I forget the name, how to pronounce it. But it is a—they’re, I mean, not to put words in their mouth, but it does sound like 15 years from now they’re going to have individualized, highly individualized AI-assisted healthcare where they will be able to make cancer vaccines for people.
Jeff:
Recently they’ve kind of come around to the—like, your breast cancer and my breast cancer aren’t the same breast cancer. And so figuring out what those differences are will help them be treated more effectively. Because like now we’re doing a shotgun approach, right? Chemotherapy, radiation—that’s a shotgun approach. And now they’ll be able to do gene therapy stuff or immunotherapy stuff that’s very targeted to your specific body and, I guess, your specific cancer type. And AI will be really helpful in parsing that out, I guess.
Jacob:
We’re going to have the Star Wars robot doctors with the tubes, and then you’re going to go into the bacta tank—’cause that’s what it’s called, a bacta tank—and then you’re going to get the little thing and you’ll be floating around, and then you’re going to come out and you’re going to be perfect.
Jeff:
Uba. Uba. What was the—was that what they said when Padme was giving birth?
Jacob:
Oh yeah. Yeah. My God, that robot was—
Jeff:
Sticks in my brain. It’s like “uba.” That’s a very soothing sound. Thank you, Uba doctor.
Jacob:
Where we want AI to be—not this. So let’s talk about, let’s hit your next couple questions.
Jeff:
So yeah. What I want to talk about mostly is, who do you think is responsible for regulating this, right? Because it’s all in the hands of these companies. And even though OpenAI started out as a nonprofit, now they’re trying to get for-profit status. And they said they would be really—you know, open AI, like they’d be open—and now they’re like, actually, it’s proprietary. So like, what do you think the role of government is? Or do you think government should take a role?
Jacob:
Yeah, I think they should take a really simple role.
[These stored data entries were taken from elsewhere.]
__device__ __forceinline__ uint32_t draw_step(uint32_t nx, uint32_t q, uint32_t op) {
// ... 201 lines not shown
        const uint32_t c_lmask = (e_cd & 0x7Fu) & ~(filled ? 1u << col : 0u);
        uint32_t c_low = e_ow;
        if (act && filled) c_low = s_order[c_lmask];
        if (act) {
            *(uint4 *)&fresh[lane] = make_uint4(untried_init((c_low >> 24) & 15u), c_low,
                                                (uint32_t)parent | (mi << 16) | (ldepth << 24), c_lmask);
            leaves[lane] = Leaf{tn ? e_p0 : (e_p0 | bit), tn ? (e_p1 | bit) : e_p1,
                                ((uint32_t)f0 + lane) | (ldepth << 16) | ((tn ^ 1u) << 24) | (c_lmask << 25), 0,
                                c_low, 0};
        }
    }
    if (T >= 0) {
        const uint64_t tp0 = ((uint64_t)(uint32_t)__builtin_amdgcn_readlane(v_b0h, T) << 32) |
                             (uint32_t)__builtin_amdgcn_readlane(v_b0l, T);
        const uint64_t tp1 = ((uint64_t)(uint32_t)__builtin_amdgcn_readlane(v_b1h, T) << 32) |
                             (uint32_t)__builtin_amdgcn_readlane(v_b1l, T);
        const uint32_t tcm = (uint32_t)__builtin_amdgcn_readlane(v_cd, T) & 0x7Fu;
        const uint32_t tow = (uint32_t)__builtin_amdgcn_readlane(v_ow, T);
        const uint32_t meta = (uint32_t)(f0 + 63 - __clzll(Z | 1ull)) | (((uint32_t)we.depth + (uint32_t)T) << 16) |
                              (((uint32_t)we.turn ^ ((uint32_t)T & 1u)) << 24) | (tcm << 25);
        for (int jj = D + (int)lane; jj < nb; jj += 64) leaves[jj] = Leaf{tp0, tp1, meta, 0, tow, 0};
    }
    wave_mem_order();
    if (act && seg != 0) {
        Fresh &P = fresh[parent - f0];
        P.ch[mi] = (uint16_t)(f0 + (int)lane);
        atomicAnd(&P.u, ~(1u << mi));
    }
    uint32_t slotbit = (act && seg == 0) ? 1u << mi : 0u;
    slotbit |= (uint32_t)dpp<0xB1>((int)slotbit);
    slotbit |= (uint32_t)dpp<0x4E>((int)slotbit);
    slotbit |= (uint32_t)dpp<0x141>((int)slotbit);
    const uint32_t ucl = uni(slotbit);
    const uint32_t sent =
        (uint32_t)__builtin_amdgcn_ds_permute((int)(((act && seg == 0) ? mi : 63u) << 2), (int)((uint32_t)f0 + lane));
    fs.x_ch = ((ucl >> (lane & 7u)) & 1u) ? sent : we.ch;
    fs.x_u = we.u & ~ucl;
    fs.x0_dirty = true;
    fs.planned = true;
    fs.D = D;
    fs.Sm = Sm;
    fs.Z = Z;
    nnodes = f0 + D;
    wave_mem_order();
    {
        const uint32_t dep = act ? (uint32_t)we.depth + seg + 1u : 0u;
        int dsum = 0;
#pragma unroll
        for (int bit = 0; bit < 6; ++bit) dsum += __popcll(__ballot((dep >> bit) & 1u)) << bit;
        cn.add(cn.expansions, D);
        cn.add(cn.depth_sum, dsum);
    }
    stamp.mark(3);
}

constexpr int kSearchWaves = 4;
__host__ __device__ constexpr size_t kWaveSpare(int bs) { return 32 * ((size_t)bs + 1); }
__host__ __device__ constexpr size_t c4_search_wave_lds(int bs) {
    return ((size_t)kLRingBytes + (size_t)kLDrawBytes + (sizeof(Leaf) + sizeof(Fresh)) * (size_t)bs +
            kWaveSpare(bs) + 15) & ~(size_t)15;
}
static_assert(c4_search_wave_lds(32) == 8800 && c4_search_wave_lds(32) <= 9536, "per-wave LDS at batch 32");
static_assert(4 * (kTabBytes + kSearchWaves * c4_search_wave_lds(32)) <= 160 * 1024, "four workgroups per CU");

struct SearchLds {
    uint32_t *s_order;
    uint32_t *ring;
    Fresh *fresh;
    Leaf *leaves;
};

__device__ __forceinline__ SearchLds search_lds(uint8_t *s_dyn, int bs) {
    const uint32_t wave = threadIdx.x >> 6;
    uint8_t *const s_wave = s_dyn + kTabBytes + (size_t)wave * c4_search_wave_lds(bs);
    SearchLds L;
    L.s_order = (uint32_t *)s_dyn;
    L.ring = (uint32_t *)s_wave;
    constexpr size_t kRings = (size_t)kLRingBytes + (size_t)kLDrawBytes;
    L.fresh = (Fresh *)(s_wave + kRings);
    L.leaves = (Leaf *)(s_wave + kRings + sizeof(Fresh) * (size_t)bs);
    return L;
}

template <bool STAMP, bool PHILOX, int WALK = 0>
__device__ __forceinline__ void search_move(const SearchParams &p, const SearchLds &L, int gl, int g, const Tree &t,
                                            LRng &rng, uint32_t tag, Counters &cn, int &status, int &done_io,
                                            int &nnodes_io, const int32_t *stop = nullptr, int32_t budget = 0,
                                            int *lagp = nullptr, const int32_t *progress = nullptr, int mv = 0) {
    int lag = lagp ? *lagp : 0;
    const uint32_t lane = lane_id();
    const uint32_t *const s_order = L.s_order;
    Fresh *const fresh = L.fresh;
    Leaf *const leaves = L.leaves;
    ConstDouble *logtab = (ConstDouble *)p.a.logtab;
    if (done_io == 0) {
        const zc_c4_state root = p.roots[gl];
        node_init(t, 0, 0xFFFF, 0xFF, 0, uni(s_order[legal_mask(uni64(root.stones[0]) | uni64(root.stones[1]))]));
    }
    int nnodes = done_io == 0 ? 1 : nnodes_io;
    wave_mem_order();

    Stamp<STAMP> stamp;
    int done = done_io;
    while (done < p.sims) {
        const int nb = min(p.bs, p.sims - done);
        stamp.mark(0);

        FlushSel fs;
        {
            const zc_c4_state root = p.roots[gl];
            if (p.bs < 64)
                select_flush_plan<STAMP>(t, fresh, leaves, s_order, logtab, rng, cn, stamp, nnodes, status,
                                         uni64(root.stones[0]), uni64(root.stones[1]), uni(root.turn), done, nb,
                                         p.c, p.uct_delta, fs);
            else
                select_flush<false, STAMP>(t, fresh, leaves, nullptr, s_order, logtab, rng, cn, stamp, nnodes,
                                           status, uni64(root.stones[0]), uni64(root.stones[1]), uni(root.turn),
                                           done, nb, p.c, fs);
        }
        const int f0 = fs.f0, d0 = fs.d0;

        const size_t wlog = (size_t)g * p.sims + done;
        const size_t wfl = (size_t)g * ((p.sims + p.bs - 1) / p.bs) + done / p.bs;
        if (WALK == 2) {
            for (int jj = (int)lane; jj < nb; jj += kBlock) leaves[jj].val = p.walk_vals[wlog + jj];
            lrng_skip(rng, uni(p.walk_words[wfl]));
        } else if (PHILOX) {
            c4_rollouts_philox(leaves, nb, sel_table(s_order),
                               make_uint2((uint32_t)p.philox_seed, (uint32_t)(p.philox_seed >> 32)), (uint32_t)done,
                               tag, (uint32_t)g, cn);
        } else {
            const int32_t u0 = rng.use();
            constexpr int kRolloutPrio = 1;
            set_prio(lag + kRolloutPrio);
            c4_rollouts(leaves, nb, rng, s_order, cn, STAMP ? &stamp.ph[7] : nullptr);
            set_prio(lag);
            if (WALK == 1) {
                wave_mem_order();
                for (int jj = (int)lane; jj < nb; jj += kBlock) p.walk_vals[wlog + jj] = (int8_t)leaves[jj].val;
                if (lane == 0) p.walk_words[wfl] = (uint32_t)(rng.use() - u0);
            }
        }
        wave_mem_order();
        stamp.mark(4);

        const bool pre = lane >= 1 && lane <= (uint32_t)d0;
        const int par = __shfl((int)(fs.ppath & 0xFFFFu), (int)lane - 1);
        const int act = (int)(fs.ppath >> 16);
        int32_t na0 = 0, w0 = 0, spent_v = 0;
        if (stop) spent_v = __hip_atomic_load(stop, __ATOMIC_RELAXED, __HIP_MEMORY_SCOPE_AGENT);
        if (progress)
            spent_v = __hip_atomic_load(progress, __ATOMIC_RELAXED, __HIP_MEMORY_SCOPE_AGENT);
        if (pre) {
            na0 = t.na(par)[act];
            w0 = t.w(par)[act];
        }
        const int32_t spent = stop || progress ? uni(spent_v) : 0;
        if (fs.planned) {
            const int jj = (int)lane;
            int v = 0, dl = 0;
            if (jj < nb) {
                v = leaves[jj].val;
                dl = (int)((leaves[jj].meta >> 16) & 0xFFu);
            }
            const int sv = (dl & 1) ? -v : v;
            const int P = (int)scan_add32((uint32_t)sv);
            const int S = __builtin_amdgcn_readlane(P, 63);
            const int suf = S - P + sv;
            const uint64_t above = jj < 63 ? fs.Sm >> (jj + 1) : 0ull;
            const int nxt = above ? jj + 1 + __builtin_ctzll(above) : fs.D;
            const int sufn = __builtin_amdgcn_ds_bpermute(nxt << 2, suf);
            const bool isz = (fs.Z >> jj) & 1ull;
            const int na_e = 1 + (isz ? nb - nxt : 0);
            const int ss = sv + (isz ? sufn : 0);
            const int w_e = (dl & 1) ? ss : -ss;
            if (pre) {
                const int dw = (lane & 1u) ? S : -S;
                t.na(par)[act] = na0 + nb;
                t.w(par)[act] = w0 + dw;
            }
            stamp.mark(5);
            if (jj < fs.D) {
                const Fresh &F = fresh[jj];
                const uint4 ch = *(const uint4 *)F.ch;
                const uint32_t link = F.link;
                uint8_t *R = t.rec(f0 + jj);
                *(uint4 *)R = make_uint4(0u, F.u, link, F.ow);
                *(uint4 *)(R + 16) = ch;
                const int pn = (int)(link & 0xFFFFu);
                if (pn >= f0) {
                    const int pa = (int)((link >> 16) & 0xFFu);
                    t.na(pn)[pa] = na_e;
                    t.w(pn)[pa] = w_e;
                }
            }
            if (fs.x0_dirty) {
                const int x0node = fs.x0node;
                const uint32_t x_ch = fs.x_ch;
                const bool xf = x_ch != 0xFFFF && (int)x_ch >= f0;
                const int src = (xf ? (int)x_ch - f0 : 0) << 2;
                const int xna = __builtin_amdgcn_ds_bpermute(src, na_e);
                const int xw = __builtin_amdgcn_ds_bpermute(src, w_e);
                if (lane == 0) t.hdr(x0node)[1] = fs.x_u;
                if (lane < kSlots) {
                    t.child(x0node)[lane] = (uint16_t)x_ch;
                    if (xf) {
                        t.na(x0node)[lane] = xna;
                        t.w(x0node)[lane] = xw;
                    }
                }
            }
        } else {
            int S = 0;
            for (int base = 0; base < nb; base += 64) {
                const int jj = base + (int)lane;
                int v = 0, d = -1, sv = 0;
                if (jj < nb) {
                    const uint32_t meta = leaves[jj].meta;
                    v = leaves[jj].val;
                    d = (int)((meta >> 16) & 0xFFu);
                    sv = (d & 1) ? -v : v;
                }
                S += __popcll(__ballot(sv > 0)) - __popcll(__ballot(sv < 0));
                int nd = jj < nb ? (int)(leaves[jj].meta & 0xFFFFu) : -1, l = d;
                while (__ballot(nd >= f0)) {
                    if (nd >= f0) {
                        const int fi = nd - f0;
                        const int vl = ((d - l) & 1) ? -v : v;
                        atomicAdd(&fresh[fi].na, 1);
                        atomicAdd(&fresh[fi].w, -vl);
                        nd = (int)(fresh[fi].link & 0xFFFFu);
                        --l;
                    }
                }
            }
            if (pre) {
                const int dw = (lane & 1u) ? S : -S;
                t.na(par)[act] = na0 + nb;
                t.w(par)[act] = w0 + dw;
            }
            wave_mem_order();
            stamp.mark(5);

            if (fs.x0_dirty) {
                const int x0node = fs.x0node;
                const uint32_t x_ch = fs.x_ch;
                if (lane == 0) t.hdr(x0node)[1] = fs.x_u;
                if (lane < kSlots) {
                    t.child(x0node)[lane] = (uint16_t)x_ch;
                    if (x_ch != 0xFFFF && (int)x_ch >= f0) {
                        t.na(x0node)[lane] = fresh[x_ch - f0].na;
                        t.w(x0node)[lane] = fresh[x_ch - f0].w;
                    }
                }
            }
            {
                const int nf = nnodes - f0;
                for (int base = 0; base < nf * 8; base += 64) {
                    const int idx = base + (int)lane;
                    if (idx < nf * 8) {
                        const int r = idx >> 3, slot = idx & 7;
                        const Fresh &F = fresh[r];
                        const uint16_t c = F.ch[slot];
                        int32_t na = 0, w = 0;
                        if (c != 0xFFFF) {
                            na = fresh[c - f0].na;
                            w = fresh[c - f0].w;
                        }
                        uint8_t *R = t.rec(f0 + r);
                        if (slot == 0) *(uint4 *)R = make_uint4(0u, F.u, F.link, F.ow);
                        ((uint16_t *)(R + 16))[slot] = c;
                        ((int32_t *)(R + 32))[slot] = na;
                        ((int32_t *)(R + 64))[slot] = w;
                    }
                }
            }
        }
        wave_mem_order();
        stamp.mark(6);
        done += nb;
        if (stop && done < p.sims && status == 0 && uni(spent) >= budget) break;
        if (progress) {
            const int64_t own = ((int64_t)mv * p.sims + done) * p.n_games, avg = (int64_t)spent * p.sims;
            const int64_t mvn = (int64_t)p.sims * p.n_games;
            lag = own >= avg ? 0 : own + mvn <= avg ? 2 : 1;
            set_prio(lag);
        }
    }
    done_io = done;
    nnodes_io = nnodes;
    if (lagp) *lagp = lag;
    if (STAMP && lane == 0)
        for (int k_ = 0; k_ < kPhases; ++k_) p.a.phase[kPhases * (size_t)g + k_] += (int64_t)stamp.ph[k_];
}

I think they should pass laws that are almost a little vague but highly enforceable on this, where they should have every image that is on any website platform, they should create a—they should partner with something like, I was doing some research for this episode, Hive Moderation would be a good one—partner with a company like this that uses AI to detect AI, and basically every single image on the internet that is through a website as a requirement. Maybe you should just do a threshold that’s if you have a website over 5,000 visitors a month—something that most small businesses could barely scratch—
Jeff:
Sure. But if you’re like the Facebooks or the New York Times or the whatever of the world.
Jacob:
Yeah, yeah. And maybe 5,000 is a little small. Maybe like 10,000 would be a good threshold of average monthly visitors. You should be required to have this government-funded plugin, a variety of choice, that you put on your website, and it literally labels every single AI thing for you so you—
Jeff:
You know how it finds the AI through AI? Or is it one of those other mysteries where it’s like, we don’t know how the AI works altogether, and we don’t know how the AI finds AI—we just know that it does?
Jacob:
Well, essentially, I believe it kind of reverse-engineers the picture creation, but that might be a little bit of a dumb explanation for it, I think.
Jeff:
Yeah. It might be above our expertise and our ability to explain, and it’s not really on the scope of this podcast.
Jacob:
I was involved in an AI company—one of the before-ChatGPT-and-all-this-stuff-took-off. About five, six years ago I did have the opportunity to work with an AI pioneer organization that did not make it, but they did some really cool things. And their whole idea was, let’s say you have a really expensive photo shoot, but you need more models to create more variance in diversity, right?
Jeff:
Okay.
Jacob:
Which is really controversial—which was probably why they didn’t make it—because people didn’t know what to do. If you’re like, well, I’m glad I hired the white model, but now I want him to be a Black model. Oh, this model is too Black, I would like him to be Mexican.
Jeff:
Oh no. Yeah, they shouldn’t have made it. This is like Blackface AI.
Jacob:
Yeah, it was really, really awkward with some of the stuff, but it was so interesting I couldn’t look away. So I did talk with these guys because I wanted to understand how it would work, and clients were asking—I won’t say which major organizations in the U.S. were asking for features like this.
Jeff:
Lips are sealed.
Jacob:
I have an NDA, so I can’t say. But I will say it was larger than a local company. It was looking for potential in this avenue and ways to save money. Because one of the most expensive things on photo shoots is full buyouts for people’s faces. Sometimes the model can get paid more than the photographer.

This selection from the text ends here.